# Top Secret Photos: Preparing for Hiroshima & Nagasaki



## Ooh-Rah (Sep 9, 2016)

The history in these photos is pretty amazing.  Especially enjoyed reading some of the signatures written on the bombs.

No chance the good Admiral would dare write that in today's climate.

*Top Secret Photos: Preparing for Hiroshima & Nagasaki
*


----------



## Gunz (Sep 9, 2016)

Great find, bro. Fascinating. Well done.


----------



## AWP (Sep 9, 2016)

I love the second photo because it appears we used duct tape on a nuclear weapon. If that doesn't symbolize the American military, what does? You can also see the quality of construction, at least the casing. Not exactly the finest grade of steel or welding...


----------



## DasBoot (Sep 9, 2016)

Freefalling said:


> I love the second photo because it appears we used duct tape on a nuclear weapon. If that doesn't symbolize the American military, what does? You can also see the quality of construction, at least the casing. Not exactly the finest grade of steel or welding...


"Shit'll buff"


----------



## Gunz (Sep 9, 2016)

The casing is almost like an afterthought. We've got this amazing device, now all we need is something large to put it in.


----------



## Phoenix (Nov 23, 2016)

A very close relative of mine, James Knox Trigg was aboard the B-29s that lit Hiroshima and Nagasaki  up with the A-Bombs. I can post a few pics tomorrow if it would be accepted?
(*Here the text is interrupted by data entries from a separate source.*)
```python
SIGNATURES = {
    "mi_version": (C.c_int, []),
    "mi_last_error": (C.c_char_p, []),
    "mi_env_reload": (C.c_int, []),
    "mi_deferred_begin": (C.c_int, [vp, C.c_size_t]),
    "mi_deferred_record": (C.c_int, [C.c_int]),
    "mi_deferred_pending": (C.c_int, []),
    "mi_deferred_high_water": (C.c_size_t, []),
    "mi_deferred_flush": (C.c_int, [vp]),
    "mi_deferred_end": (C.c_int, []),
    "mi_ln_fwd": (C.c_int, [vp, fp, fp, vp, fp, fp, C.c_int, C.c_int, c_i64, C.c_int, C.c_int, vp]),
    "mi_ln_fwd_eps": (C.c_int, [vp, fp, fp, vp, fp, fp, C.c_int, C.c_int, c_i64, C.c_int, C.c_float, C.c_int, vp]),
    "mi_ln_bwd_workspace": (C.c_size_t, [C.c_int, C.c_int, c_i64]),
    "mi_ln_bwd": (C.c_int, [vp, vp, fp, fp, fp, vp, vp, fp, fp, C.c_int, C.c_int, c_i64, C.c_int, C.c_int, C.c_int,
                            vp, vp]),
    "mi_ln_plan": (C.c_int, [C.c_int, C.c_int, c_i64, C.c_int, C.c_int, C.c_int, C.POINTER(C.c_int)]),
    "mi_dwconv_fwd": (C.c_int, [vp, fp, fp, vp, C.c_int, C.c_int, C.c_int, C.c_int, C.c_int, C.c_int, vp]),
    "mi_dwconv_gate_fwd": (C.c_int, [vp, fp, fp, vp, vp, C.c_int, C.c_int, C.c_int, C.c_int, C.c_int, C.c_int, vp]),
    "mi_dwconv_bwd_workspace": (C.c_size_t, [C.c_int, C.c_int, C.c_int, C.c_int, C.c_int]),
    "mi_dwconv_bwd": (C.c_int, [vp, vp, fp, vp, fp, fp, C.c_int, C.c_int, C.c_int, C.c_int, C.c_int, C.c_int, C.c_int,
                                vp, vp]),
    "mi_dwconv_gate_bwd": (C.c_int, [vp, vp, vp, fp, vp, fp, fp, C.c_int, C.c_int, C.c_int, C.c_int, C.c_int, C.c_int,
                                     C.c_int, vp, vp]),
    "mi_dwconv_gate_recompute_ok": (C.c_int, [C.c_int, C.c_int, C.c_int]),
    "mi_dwconv_plan": (C.c_int, [C.c_int, C.c_int, C.c_int, C.c_int, C.c_int, C.c_int, C.POINTER(C.c_int)]),
    "mi_dwconv_gate_bwd_recompute": (C.c_int, [vp, vp, fp, fp, vp, fp, fp, C.c_int, C.c_int, C.c_int, C.c_int, C.c_int,
                                               C.c_int, C.c_int, vp, vp]),
    "mi_pw_gemm_workspace": (C.c_size_t, [C.POINTER(PwDesc)]),
    "mi_pw_gemm": (C.c_int, [C.POINTER(PwDesc), vp, vp]),
    "mi_pw_cache_enable": (C.c_int, [vp, C.c_size_t, vp, vp]),
    "mi_pw_cache_refresh": (C.c_int, [vp]),
    "mi_pw_cache_invalidate": (C.c_int, []),
    "mi_pw_cache_pending": (C.c_int, []),
    "mi_gram_workspace": (C.c_size_t, [C.POINTER(GramDesc)]),
    "mi_gram": (C.c_int, [C.POINTER(GramDesc), vp, vp]),
    "mi_gram_plan": (C.c_int, [C.POINTER(GramDesc), C.POINTER(c_i64)]),
    "mi_mdta_saved_bytes": (C.c_size_t, [C.POINTER(MdtaShape)]),
    "mi_mdta_workspace": (C.c_size_t, [C.POINTER(MdtaShape)]),
    "mi_mdta_fwd": (C.c_int, [C.POINTER(MdtaShape), C.POINTER(MdtaParams), vp, vp, vp, vp, vp, vp]),
    "mi_mdta_bwd": (C.c_int, [C.POINTER(MdtaShape), C.POINTER(MdtaParams), vp, vp, vp, C.POINTER(MdtaGrads), vp, vp,
                              vp]),
    "mi_xmdta_saved_bytes": (C.c_size_t, [C.POINTER(XmdtaShape)]),
    "mi_xmdta_workspace": (C.c_size_t, [C.POINTER(XmdtaShape)]),
    "mi_xmdta_fwd": (C.c_int, [C.POINTER(XmdtaShape), C.POINTER(XmdtaParams), vp, vp, vp, vp, vp, vp, vp]),
    "mi_xmdta_bwd": (C.c_int, [C.POINTER(XmdtaShape), C.POINTER(XmdtaParams), vp, vp, vp, vp, vp, C.POINTER(XmdtaGrads), vp,
                               vp, vp]),
    "mi_gdfn_saved_bytes": (C.c_size_t, [C.POINTER(GdfnShape)]),
    "mi_gdfn_workspace": (C.c_size_t, [C.POINTER(GdfnShape)]),
    "mi_pw_gemm_ln_ok": (C.c_int, [C.POINTER(PwDesc)]),
    "mi_mdta_fwd_ln_ok": (C.c_int, [C.POINTER(MdtaShape)]),
    "mi_mdta_fwd_ln": (C.c_int, [C.POINTER(MdtaShape), C.POINTER(MdtaParams), C.POINTER(LnHead), vp, vp, vp, vp, vp, vp]),
    "mi_gdfn_fwd_ln_ok": (C.c_int, [C.POINTER(GdfnShape)]),
    "mi_gdfn_fwd_ln": (C.c_int, [C.POINTER(GdfnShape), C.POINTER(GdfnParams), C.POINTER(LnHead), vp, vp, vp, vp, vp, vp]),
    "mi_pw_gemm_f8_ok": (C.c_int, [C.POINTER(PwDesc)]),
    "mi_pw_gemm_split_ok": (C.c_int, [C.POINTER(PwDesc)]),
    "mi_pw_plan": (C.c_int, [C.POINTER(PwDesc), C.POINTER(c_i64)]),
    "mi_mdta_fwd_f8_ok": (C.c_int, [C.POINTER(MdtaShape), C.c_int]),
    "mi_mdta_fwd_f8": (C.c_int, [C.POINTER(MdtaShape), C.POINTER(MdtaParams), C.POINTER(LnHead), C.POINTER(F8Scales), vp, vp, vp,
                                 vp, vp]),
    "mi_gdfn_fwd_f8_ok": (C.c_int, [C.POINTER(GdfnShape), C.c_int]),
    "mi_gdfn_fwd_f8": (C.c_int, [C.POINTER(GdfnShape), C.POINTER(GdfnParams), C.POINTER(LnHead), C.POINTER(F8Scales), vp, vp, vp,
                                 vp, vp]),
    "mi_box_down": (C.c_int, [vp, vp, C.c_int, C.c_int, C.c_int, C.c_int, C.c_int, C.c_int, vp]),
    "mi_fre_rect": (C.c_int, [fp, fp, fp, vp, C.c_int, C.c_int, C.c_int, C.c_int, C.c_int, C.c_int, vp]),
    "mi_fre_split_coef_bytes": (C.c_size_t, [C.c_int, C.c_int]),
    "mi_fre_split_workspace": (C.c_size_t, [C.c_int, C.c_int, C.c_int, C.c_int]),
    "mi_fre_split_max_hw": (C.c_int, []),
    "mi_fre_split_fwd": (C.c_int, [vp, vp, vp, vp, fp, C.c_int, C.c_int, C.c_int, C.c_int, C.c_int, vp]),
    "mi_fre_split_bwd": (C.c_int, [vp, vp, fp, vp, vp, vp, C.c_int, C.c_int, C.c_int, C.c_int, C.c_int, vp, vp]),
    "mi_chan_maxmean_fwd": (C.c_int, [vp, vp, vp, C.c_int, C.c_int, c_i64, C.c_int, vp]),
    "mi_chan_maxmean_bwd": (C.c_int, [vp, vp, vp, C.c_int, C.c_int, c_i64, C.c_int, vp]),
    "mi_plane_max_fwd": (C.c_int, [vp, fp, vp, C.c_int, c_i64, C.c_int, vp]),
    "mi_pool_pair_bwd": (C.c_int, [fp, fp, vp, vp, C.c_int, c_i64, C.c_int, vp]),
    "mi_chan_gate_fwd": (C.c_int, [fp, fp, fp, fp, fp, fp, C.c_int, C.c_int, C.c_int, vp]),
    "mi_chan_gate_bwd": (C.c_int, [fp, fp, fp, fp, fp, fp, fp, fp, fp, fp, fp, C.c_int, C.c_int, C.c_int, C.c_int, vp]),
    "mi_refine_mix_fwd": (C.c_int, [vp, vp, vp, fp, vp, C.c_int, C.c_int, c_i64, C.c_int, vp]),
    "mi_refine_mix_bwd": (C.c_int, [vp, vp, vp, fp, vp, vp, vp, vp, fp, C.c_int, C.c_int, c_i64, C.c_int, vp]),
    "mi_scale_add_fwd": (C.c_int, [vp, vp, fp, fp, vp, C.c_int, C.c_int, c_i64, C.c_int, vp]),
    "mi_scale_add_bwd": (C.c_int, [vp, vp, fp, fp, vp, vp, vp, fp, fp, C.c_int, C.c_int, c_i64, C.c_int, C.c_int, vp]),
    "mi_bwd_tail_ok": (C.c_int, [C.c_int, C.c_int, c_i64, C.c_int]),
    "mi_bwd_tail_workspace": (C.c_size_t, [C.c_int, C.c_int]),
    "mi_bwd_tail_plan": (C.c_int, [C.c_int, C.c_int, C.c_int, c_i64, C.c_int, C.POINTER(c_i64)]),
    "mi_bwd_tail": (C.c_int, [vp, C.c_int, vp, C.c_int, vp, fp, fp, fp, fp, fp, vp, fp, fp, fp, C.c_int, c_i64, C.c_int,
                              C.c_int, vp, vp]),
    "mi_mdta_bwd_ln_ok": (C.c_int, [C.POINTER(MdtaShape), C.c_int]),
    "mi_mdta_bwd_ln_workspace": (C.c_size_t, [C.POINTER(MdtaShape)]),
    "mi_mdta_bwd_ln": (C.c_int, [C.POINTER(MdtaShape), C.POINTER(MdtaParams), C.POINTER(LnTail), vp, vp, vp,
                                 C.POINTER(MdtaGrads), vp, vp, vp]),
    "mi_gdfn_bwd_ln_ok": (C.c_int, [C.POINTER(GdfnShape), C.c_int]),
    "mi_gdfn_bwd_ln_workspace": (C.c_size_t, [C.POINTER(GdfnShape)]),
    "mi_gdfn_bwd_ln": (C.c_int, [C.POINTER(GdfnShape), C.POINTER(GdfnParams), C.POINTER(LnTail), vp, vp, vp,
                                 C.POINTER(GdfnGrads), vp, vp, vp]),
    "mi_gdfn_fwd": (C.c_int, [C.POINTER(GdfnShape), C.POINTER(GdfnParams), vp, vp, vp, vp, vp, vp]),
    "mi_gdfn_bwd": (C.c_int, [C.POINTER(GdfnShape), C.POINTER(GdfnParams), vp, vp, vp, C.POINTER(GdfnGrads), vp, vp,
                              vp]),
    "mi_tksa_saved_bytes": (C.c_size_t, [C.POINTER(TksaShape)]),
    "mi_tksa_workspace": (C.c_size_t, [C.POINTER(TksaShape)]),
    "mi_tksa_fwd": (C.c_int, [C.POINTER(TksaShape), C.POINTER(MdtaParams), C.POINTER(TksaParams), vp, vp, vp, vp, vp, fp, vp]),
    "mi_tksa_bwd": (C.c_int, [C.POINTER(TksaShape), C.POINTER(MdtaParams), C.POINTER(TksaParams), vp, vp, vp, C.POINTER(MdtaGrads),
                              C.POINTER(TksaGrads), vp, vp, vp]),
    "mi_msfn_saved_bytes": (C.c_size_t, [C.POINTER(MsfnShape)]),
    "mi_msfn_workspace": (C.c_size_t, [C.POINTER(MsfnShape)]),
    "mi_msfn_fwd": (C.c_int, [C.POINTER(MsfnShape), C.POINTER(MsfnParams), vp, vp, vp, vp, vp, vp]),
    "mi_msfn_bwd": (C.c_int, [C.POINTER(MsfnShape), C.POINTER(MsfnParams), vp, vp, vp, C.POINTER(MsfnGrads), vp, vp, vp]),
    "mi_mefc_saved_bytes": (C.c_size_t, [C.POINTER(MefcShape)]),
    "mi_mefc_workspace": (C.c_size_t, [C.POINTER(MefcShape)]),
    "mi_mefc_fwd": (C.c_int, [C.POINTER(MefcShape), C.POINTER(MefcParams), vp, vp, vp, vp, vp]),
    "mi_mefc_bwd": (C.c_int, [C.POINTER(MefcShape), C.POINTER(MefcParams), vp, vp, vp, vp, C.POINTER(MefcGrads), vp, vp, vp]),
    "mi_dilgate_plan": (C.c_int, [C.c_int, C.c_int, C.c_int, C.c_int, C.c_int, C.c_int, C.POINTER(C.c_int), C.POINTER(c_i64)]),
    "mi_dilgate_fwd_workspace": (C.c_size_t, [C.c_int, C.c_int, C.c_int, C.c_int]),
    "mi_dilgate_fwd": (C.c_int, [vp, C.POINTER(DilgateParams), vp, fp, C.c_int, C.c_int, C.c_int, C.c_int, C.c_int, C.POINTER(C.c_int),
                                 C.c_int, vp, vp]),
    "mi_dilgate_bwd_workspace": (C.c_size_t, [C.c_int, C.c_int, C.c_int, C.c_int, C.c_int, C.c_int]),
    "mi_dilgate_bwd": (C.c_int, [vp, fp, vp, C.POINTER(DilgateParams), vp, C.POINTER(DilgateGrads), C.c_int, C.c_int, C.c_int, C.c_int,
                                 C.c_int, C.POINTER(C.c_int), C.c_int, vp, vp]),
    "mi_pairconv3x3_fwd": (C.c_int, [vp, fp, fp, vp, C.c_int, C.c_int, C.c_int, C.c_int, C.c_int, vp]),
    "mi_pairconv3x3_bwd_workspace": (C.c_size_t, [C.c_int, C.c_int, C.c_int, C.c_int]),
    "mi_pairconv3x3_bwd": (C.c_int, [vp, vp, fp, vp, fp, fp, C.c_int, C.c_int, C.c_int, C.c_int, C.c_int, C.c_int, vp, vp]),
    "mi_dblock_saved_bytes": (C.c_size_t, [C.POINTER(DblockShape)]),
    "mi_dblock_workspace": (C.c_size_t, [C.POINTER(DblockShape)]),
    "mi_dblock_fwd": (C.c_int, [C.POINTER(DblockShape), C.POINTER(DblockParams), vp, vp, vp, vp, vp]),
    "mi_dblock_bwd": (C.c_int, [C.POINTER(DblockShape), C.POINTER(DblockParams), vp, vp, vp, C.POINTER(DblockGrads), vp, vp, vp]),
    "mi_gdfn_fused_ok": (C.c_int, [C.POINTER(GdfnFusedShape)]),
    "mi_gdfn_fused_pack_bytes": (C.c_size_t, [C.POINTER(GdfnFusedShape)]),
    "mi_gdfn_fused_pack": (C.c_int, [C.POINTER(GdfnFusedShape), fp, fp, C.POINTER(GdfnParams), vp, vp]),
    "mi_gdfn_fused_fwd": (C.c_int, [C.POINTER(GdfnFusedShape), vp, vp, vp, fp, fp, vp]),
    "mi_gdfn_fused_fwd_train_ok": (C.c_int, [C.POINTER(GdfnFusedShape)]),
    "mi_gdfn_fused_fwd_train": (C.c_int, [C.POINTER(GdfnFusedShape), vp, vp, vp, fp, fp, vp, vp]),
    "mi_gdfn_fused_fwd_f8": (C.c_int, [C.POINTER(GdfnFusedShape), vp, C.POINTER(F8Scales), vp, vp, vp]),
    "mi_gdfn_fused_plan": (C.c_int, [C.POINTER(GdfnFusedShape), C.c_int, C.POINTER(c_i64)]),
    "mi_mdta_fused_ok": (C.c_int, [C.POINTER(MdtaShape)]),
    "mi_mdta_fused_pays": (C.c_int, [C.POINTER(MdtaShape)]),
    "mi_mdta_fused_pack_bytes": (C.c_size_t, [C.POINTER(MdtaShape)]),
    "mi_mdta_fused_pack": (C.c_int, [C.POINTER(MdtaShape), fp, fp, C.POINTER(MdtaParams), vp, vp]),
    "mi_mdta_fused_workspace": (C.c_size_t, [C.POINTER(MdtaShape)]),
    "mi_mdta_fused_plan": (C.c_int, [C.POINTER(MdtaShape), C.POINTER(c_i64)]),
    "mi_mdta_fused_fwd": (C.c_int, [C.POINTER(MdtaShape), C.POINTER(MdtaParams), vp, C.c_int, vp, vp, vp, fp, fp, vp, vp]),
    "mi_adamw_step": (C.c_int, [fp, fp, fp, fp, c_i64, C.c_float, C.c_float, C.c_float, C.c_float, C.c_float, C.c_int,
                                C.c_float, fp, vp]),
    "mi_grad_sumsq_workspace": (C.c_size_t, [c_i64]),
    "mi_grad_sumsq": (C.c_int, [fp, c_i64, fp, vp, vp]),
    "mi_adamw_step_ex": (C.c_int, [fp, fp, fp, fp, fp, c_i64, C.c_float, C.c_float, C.c_float, C.c_float, C.c_float, C.c_int,
                                   C.c_float, fp, fp, C.c_float, fp, C.c_float, vp]),
    "mi_rows_gather": (C.c_int, [vp, vp, vp, C.c_int, c_i64, C.c_int, vp]),
    "mi_rows_gather_scaled": (C.c_int, [fp, vp, fp, vp, C.c_int, c_i64, C.c_int, vp]),
    "mi_rows_scatter_add": (C.c_int, [vp, vp, fp, vp, C.c_int, C.c_int, c_i64, C.c_int, C.c_int, vp]),
    "mi_rows_dot_workspace": (C.c_size_t, [C.c_int, c_i64]),
    "mi_rows_dot": (C.c_int, [fp, vp, vp, fp, C.c_int, c_i64, C.c_int, vp, vp]),
    "mi_glue3x3_ok": (C.c_int, [C.c_int, C.c_int]),
    "mi_conv3x3_ok": (C.c_int, [C.c_int, C.c_int, C.c_int]),
    "mi_conv3x3_pack_bytes": (C.c_size_t, [C.c_int, C.c_int]),
    "mi_conv3x3_pack": (C.c_int, [fp, C.c_int, C.c_int, C.c_int, vp, vp]),
    "mi_conv3x3_fwd": (C.c_int, [vp, vp, C.c_int64, fp, vp, C.c_int64, vp, C.c_int64, C.c_int, C.c_int, C.c_int, C.c_int, C.c_int, vp]),
    "mi_conv3x3_wgrad_workspace": (C.c_size_t, [C.c_int, C.c_int, C.c_int, C.c_int, C.c_int]),
    "mi_conv3x3_wgrad": (C.c_int, [vp, C.c_int64, vp, C.c_int64, fp, C.c_int, C.c_int, C.c_int, C.c_int, C.c_int, C.c_int, vp, vp]),
    "mi_conv3x3_plan": (C.c_int, [C.c_int, C.c_int, C.c_int, C.c_int, C.c_int, C.POINTER(c_i64)]),
    "mi_chan_sum_workspace": (C.c_size_t, [C.c_int, C.c_int64]),
    "mi_chan_sum": (C.c_int, [vp, fp, C.c_int, C.c_int, C.c_int64, C.c_int, C.c_int, vp, vp]),
    "mi_chan_sum_plan": (C.c_int, [C.c_int, C.c_int, C.c_int64, C.c_int, C.c_int, C.POINTER(c_i64)]),
    "mi_attn_small_plan": (C.c_int, [C.c_int, C.c_int, C.c_int, C.POINTER(c_i64)]),
    "mi_attn_small_fwd": (C.c_int, [fp, fp, fp, fp, fp, fp, fp, fp, vp, vp, C.c_int, C.c_int, C.c_int, vp]),
    "mi_attn_small_bwd": (C.c_int, [fp, fp, fp, fp, fp, fp, fp, fp, fp, vp, C.c_int, C.c_int, C.c_int, vp]),
    "mi_im2col3x3": (C.c_int, [vp, vp, C.c_int, C.c_int, C.c_int, C.c_int, C.c_int, C.c_int, vp]),
    "mi_col2im3x3": (C.c_int, [vp, fp, vp, vp, C.c_int, C.c_int, C.c_int, C.c_int, C.c_int, C.c_int, vp]),
    "mi_glue3x3_plan": (C.c_int, [c_i64, C.c_int, C.c_int, C.c_int, C.c_int, C.POINTER(c_i64)]),
    "mi_grouped_pw_gemm": (C.c_int, [C.POINTER(GroupedProblem), C.c_int, vp, vp, C.c_int, c_i64, C.c_int, vp]),
    "mi_moe_route_fwd": (C.c_int, [fp, fp, fp, fp, fp, fp, fp, fp, vp, fp, fp, vp, vp, vp, fp, vp, vp, C.c_int, C.c_int, C.c_int,
                                   C.c_int, C.c_int, C.c_int, vp]),
    "mi_moe_route_bwd": (C.c_int, [fp, fp, fp, fp, fp, fp, fp, vp, fp, fp, vp, fp, fp, fp, fp, fp, C.c_int, C.c_int, C.c_int,
                                   C.c_int, C.c_int, C.c_int, vp]),
    "mi_patch_circconv": (C.c_int, [vp, c_i64, vp, c_i64, vp, c_i64, C.c_int, C.c_int, C.c_int, C.c_int, C.c_int, C.c_int, C.c_int, vp]),
    "mi_gelu_gap_fwd": (C.c_int, [vp, fp, C.c_int, C.c_int, c_i64, C.c_int, vp]),
    "mi_gelu_gap_bwd": (C.c_int, [vp, fp, vp, C.c_int, C.c_int, c_i64, C.c_int, vp]),
    "mi_ewise_fwd": (C.c_int, [vp, c_i64, vp, c_i64, vp, c_i64, c_i64, C.c_int, C.c_int, vp]),
    "mi_ewise_bwd": (C.c_int, [vp, c_i64, vp, c_i64, vp, vp, c_i64, vp, c_i64, c_i64, c_i64, C.c_int, C.c_int, vp]),
    "mi_pixel_shuffle2": (C.c_int, [vp, c_i64, vp, c_i64, C.c_int, C.c_int, C.c_int, C.c_int, C.c_int, C.c_int, vp]),
    "mi_copy_rows": (C.c_int, [vp, c_i64, vp, c_i64, c_i64, c_i64, C.c_int, vp]),
    "mi_pixel_shuffle2_plan": (C.c_int, [C.c_int, C.c_int, C.c_int, C.c_int, c_i64, c_i64, C.c_int, C.c_int, C.POINTER(c_i64)]),
    "mi_copy_rows_plan": (C.c_int, [c_i64, c_i64, c_i64, c_i64, C.c_int, C.c_int, C.POINTER(c_i64)]),
    "mi_patch_batch": (C.c_int, [vp, vp, vp, vp, vp, vp, vp, vp, fp, fp, vp, vp, C.c_int, C.c_int, C.c_int, vp]),
    "mi_psnr_ssim_workspace": (C.c_size_t, [C.c_int, C.c_int, C.c_int, C.c_int]),
    "mi_psnr_ssim": (C.c_int, [vp, vp, fp, fp, C.c_int, C.c_int, C.c_int, C.c_int, C.c_int, vp, vp]),
    "mi_gap_fwd": (C.c_int, [vp, fp, C.c_int, C.c_int, c_i64, C.c_int, vp]),
    "mi_gap_bwd": (C.c_int, [fp, vp, C.c_int, C.c_int, c_i64, C.c_int, vp]),
    "mi_cast": (C.c_int, [vp, C.c_int, vp, C.c_int, c_i64, vp]),
    "mi_l1_loss": (C.c_int, [vp, vp, vp, fp, c_i64, C.c_float, C.c_int, vp]),
    "mi_fft_l1_workspace": (C.c_size_t, [C.c_int, C.c_int, C.c_int, C.c_int]),
    "mi_fft_l1_plan": (C.c_int, [C.c_int, C.c_int, C.c_int, C.c_int, C.c_int, C.c_int, C.POINTER(c_i64)]),
    "mi_fft_l1_loss": (C.c_int, [vp, vp, vp, fp, C.c_int, C.c_int, C.c_int, C.c_int, C.c_float, C.c_int, vp, vp]),
# ... 85 lines not shown
```

### image_restoration_amd/csrc/common.h

```cpp
#pragma once
#include <hip/hip_runtime.h>
#include <stdint.h>
#include <stdio.h>
#include <string.h>
#include <type_traits>

#include "../../include/mi_restore.h"

namespace mi {

typedef __bf16 bf16;
typedef unsigned short u16;
typedef __attribute__((ext_vector_type(2))) float f32x2;
typedef __attribute__((ext_vector_type(4))) float f32x4;
typedef __attribute__((ext_vector_type(2))) unsigned int u32x2;
typedef __attribute__((ext_vector_type(4))) unsigned int u32x4;
typedef __attribute__((ext_vector_type(4))) short s16x4;
typedef __attribute__((ext_vector_type(8))) short s16x8;

template <bool F8> struct MfmaOp;
template <> struct MfmaOp<false> {
  using Frag = s16x8;
  static __device__ __forceinline__ void enter() {}
  static __device__ __forceinline__ Frag cvt(const s16x8 v, float) { return v; }
  static __device__ __forceinline__ f32x4 mma(Frag a, Frag b, f32x4 c) { return __builtin_amdgcn_mfma_f32_16x16x32_bf16(a, b, c, 0, 0, 0); }
};
template <> struct MfmaOp<true> {
  using Frag = long;
  typedef short s16x2_t __attribute__((ext_vector_type(2)));
  typedef __bf16 bf16x2_t __attribute__((ext_vector_type(2)));
  static __device__ __forceinline__ void enter() { __builtin_amdgcn_s_setreg((0 << 11) | (23 << 6) | 1, 1); }
  static __device__ __forceinline__ Frag cvt(const s16x8 v, float scale) {
    s16x2_t lo = {0, 0}, hi = {0, 0};
    lo = __builtin_amdgcn_cvt_scalef32_pk_fp8_bf16(lo, __builtin_bit_cast(bf16x2_t, (s16x2_t){v[0], v[1]}), scale, false);
    lo = __builtin_amdgcn_cvt_scalef32_pk_fp8_bf16(lo, __builtin_bit_cast(bf16x2_t, (s16x2_t){v[2], v[3]}), scale, true);
    hi = __builtin_amdgcn_cvt_scalef32_pk_fp8_bf16(hi, __builtin_bit_cast(bf16x2_t, (s16x2_t){v[4], v[5]}), scale, false);
    hi = __builtin_amdgcn_cvt_scalef32_pk_fp8_bf16(hi, __builtin_bit_cast(bf16x2_t, (s16x2_t){v[6], v[7]}), scale, true);
    return (long)(unsigned long)(unsigned)__builtin_bit_cast(int, lo) | ((long)__builtin_bit_cast(int, hi) << 32);
  }
  static __device__ __forceinline__ f32x4 mma(Frag a, Frag b, f32x4 c) { return __builtin_amdgcn_mfma_f32_16x16x32_fp8_fp8(a, b, c, 0, 0, 0); }
};
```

He started as a PFC U.S Army Airforces Corp, took a small vacation, and when he went back in, it was U.S.A.F. He retired as a Master Sgt after 26 years, 4 months, 6 days of Honorable service, and I think is still listed in the Airforce Sergeants assoc., and 28 Patriotic Lineage Societies including: Order of the Crown of Charlemagne; Americans of Royal descent, Military of the crusades; Knights of the Bath, Knights of the Garter Windsor Castle London England; Sons of the American Revolution and many others.


----------